Sanidad. Comienza la vacunación contra la gripe A, que prevé inmunizar a 190.000 personas
I. OLAIZOLA. PALMA.
Diversidad de opiniones sobre la idoneidad de vacunarse contra la gripe A y escasa afluencia de pacientes a los centros de salud para que les fuera inoculado el antídoto. Esta fue la tónica de la primera jornada de la campaña de vacunación contra la gripe A en las islas que prevé prevervar a unas 190.000 personas contra la nueva enfermedad.
Apenas veinticuatro horas después de que se produjera la segunda víctima mortal por esta causa en las islas –un niño de dos años que padecía una grave enfermedad degenerativa y que no respondió al tratamiento–, esta trágica circunstancia no propició una mayor afluencia de personas a los centros de salud para vacunarse contra la gripe A.
La mayoría de las personas consultadas por este diario en el centro de salud de Son Pisà confirmaron que se pondrían la vacuna atendiendo a las recomendaciones de sus médicos, pese a que no las tenían todas consigo sobre la efectividad y la seguridad del fármaco.
"No lo creo, no me fío. En cualquier caso, antes de ponérmela tendría que consultarlo con mis padres", señalaba Rubén Hernández, un estudiante de dieciséis años de edad que ayer había acudido al centro de Son Pisà para hacerse una espirometría (medición de la capacidad respiratoria de los pulmones para diagnosticar problemas de asma) que, en caso de dar positiva, le situaría como grupo de riesgo susceptible de ser vacunado.
Mayor confianza hacia el antídoto mostraba Francisco Bosch, jubilado que ya se ha vacunado contra la gripe estacional y que también piensa hacerlo contra la nueva. "Creo que está bien testada. En Inglaterra la están poniendo a todo el mundo sin ningún problema", esgrimió.
Eva Vives, ama de casa, era la única persona que había recurrido al teléfono de cita previa para reservar hora en Son Pisà para vacunar a su hijo Marc, con problemas de asma. "Lo hago por responsabilidad, porque sabiendo que tienen el medicamento aquí no me perdonaría nunca que le pasara algo a mi hijo si no se lo pongo. Aunque no estoy conforme con la información que nos han dado. No te dicen si tiene algún efecto secundario", criticaba.

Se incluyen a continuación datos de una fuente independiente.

__device__ __forceinline__ uint32_t lf_tokens_window(const HydkLfJob &job, const LfShape &sh, unsigned long long *__restrict__ recs,
                                                     int tb, int *s_rs , uint32_t *s_hist, LfTokenScratch &S) {
    const int tid = threadIdx.x, lane = tid & 63, wave = tid >> 6;
    const int32_t *dc = job.dc;
    const int q0 = tid * 4;

    for (int i = tid; i < HYDK_LF_CODES; i += kLfThreads)
        s_hist[i] = 0;
    uint32_t v[4];
    lf_fetch(dc, sh, tb + q0, v);
    const uint32_t tailv = tb > 0 ? lf_value_at(dc, sh, tb - 1) : 0u;
    if (lane == 63)
        S.lastv[wave] = v[3];
    if (tid == 0)
        S.first = v[0];
    __syncthreads();
    const bool continues = tb > 0 && tb < sh.n && S.first == tailv;
    const int carry = continues ? lf_run_start(dc, sh, tb - 1, S) : 0;

    uint32_t prev = LF_DPP_KEEP(v[3], 0x138, 0xF);
    if (lane == 0)
        prev = wave ? S.lastv[wave - 1] : tailv;
    int rs[4];
    int last = -1;
#pragma unroll
    for (int j = 0; j < 4; j++) {
        const int i = tb + q0 + j;
        last = (i == 0 || i >= sh.n || v[j] != prev) ? i : last;
        rs[j] = last;
        prev = v[j];
    }
    const int inc = wave_incl_max(last);
    if (lane == 63)
        S.wtot[wave] = inc;
    __syncthreads();
    int pre = carry;
    for (int w = 0; w < wave; w++) {
        const int t = S.wtot[w];
        pre = pre > t ? pre : t;
    }
    {
        int excl = (int)LF_DPP_KEEP(inc, 0x138, 0xF);
        excl = lane ? excl : -1;
        pre = pre > excl ? pre : excl;
    }
#pragma unroll
    for (int j = 0; j < 4; j++)
        rs[j] = rs[j] < 0 ? pre : rs[j];
    *(int4 *)&s_rs[q0] = make_int4(rs[0], rs[1], rs[2], rs[3]);
    __syncthreads();

    const int last_q = sh.n - 1 - tb;
    uint32_t lit[4], r[4];
    bool need[4], any_need = false;
    int s4v[4], hq[4];
#pragma unroll
    for (int j = 0; j < 4; j++) {
        const int q = q0 + j;
        const bool valid = q < kEmitSpan && q <= last_q;
        const bool wraps = v[j] == 0xFFFFFFFFu;
        const bool phantom = wraps && tb + q == 0;
        const int c = (tb + q - rs[j] + (wraps && rs[j] == 0 ? 1 : 0)) & 127;
        const int s4 = q - c + 4;
        const bool same4 = c <= 3 && s4 <= last_q && s_rs[s4 < kScanSpan ? s4 : kScanSpan - 1] == rs[j];
        lit[j] = valid && (c == 0 || (c <= 3 && !same4 && !wraps));
        need[j] = valid && (c == 0 || phantom) && same4;
        r[j] = 0;
        s4v[j] = s4;
        hq[j] = q - c;
        any_need |= need[j];
    }
    if (__any(any_need)) {
#pragma unroll
        for (int j = 0; j < 4; j++) {
            const int q = q0 + j;
            int lo = need[j] ? s4v[j] : 0, hi = hq[j] + 127 < last_q ? hq[j] + 127 : last_q;
            hi = need[j] ? hi : 0;
#pragma unroll
            for (int it = 0; it < 7; it++) {
                const int mid = (lo + hi + 1) >> 1;
                const bool in_run = s_rs[mid] == rs[j];
                lo = in_run ? mid : lo;
                hi = in_run ? hi : mid - 1;
            }
            r[j] = need[j] ? (uint32_t)(lo - hq[j]) : 0u;
        }
    }
    uint32_t residue_bits = 0;
#pragma unroll
    for (int j = 0; j < 4; j++) {
        if (lit[j]) {
            uint32_t token, nb, res;
            lf_hybrid(v[j], token, nb, res);
            atomicAdd(&s_hist[token], 1u);
            residue_bits += nb;
        }
        if (r[j])
            atomicAdd(&s_hist[256u + r[j] - 3u], 1u);
    }
    if (!(HYDK_LF_PROBE & 4) && q0 < kEmitSpan && q0 <= last_q) {
        ulonglong2 *dst = (ulonglong2 *)(recs + tb + q0);
        dst[0] = make_ulonglong2(q0 + 0 <= last_q ? LF_REC(v[0], lit[0], r[0]) : 0ull, q0 + 1 <= last_q ? LF_REC(v[1], lit[1], r[1]) : 0ull);
        dst[1] = make_ulonglong2(q0 + 2 <= last_q ? LF_REC(v[2], lit[2], r[2]) : 0ull, q0 + 3 <= last_q ? LF_REC(v[3], lit[3], r[3]) : 0ull);
    }
    __syncthreads();
    return residue_bits;
}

Respecto a la polémica sobre el rechazo de los facultativos y profesionales sanitarios a inocularse el preparado, la coordinadora de Son Pisà, Montse Llort, zanjaba el asunto al recalcar que los trabajadores de la Sanidad no pueden negarse a ponérsela. "Es un ejercicio de responsabilidad. Sobre los rumores sobre la eficacia y la seguridad del medicamento, soy de la opinión que hay que seguir los consejos de la gente que sabe sobre vacunas y no hacer caso de lo que se escucha por la calle". "De momento no lo sé, tengo mis dudas", proclamaba por su parte Verónica Villanueva, auxiliar de enfermería que quiso dejar claro que no se está produciendo ningún tipo de presión por parte de sus superiores para que se inoculen el preparado contra la gripe A.
Quien no albergaba ninguna duda sobre si se vacunaría era Olivia Mero, una madre ecuatoriana que ayer acudía al centro de salud con una hija de doce años que presentaba todos los síntomas de haber contraído el virus. "Ha pasado toda la noche vomitando, tiene escalofríos y fiebre. En su colegio han ido cayendo todos hasta que le ha tocado a ella. Ni yo ni mis hijos estamos dentro de los grupos de riesgo pero, ¡por supuesto que nos vacunaríamos! Sobre todo después de lo que ha pasado en Barcelona –dos niñas sin patologías previas fallecieron este fin de semana por esta enfermedad–. ¡No somos inmunes a este virus!", reclamó.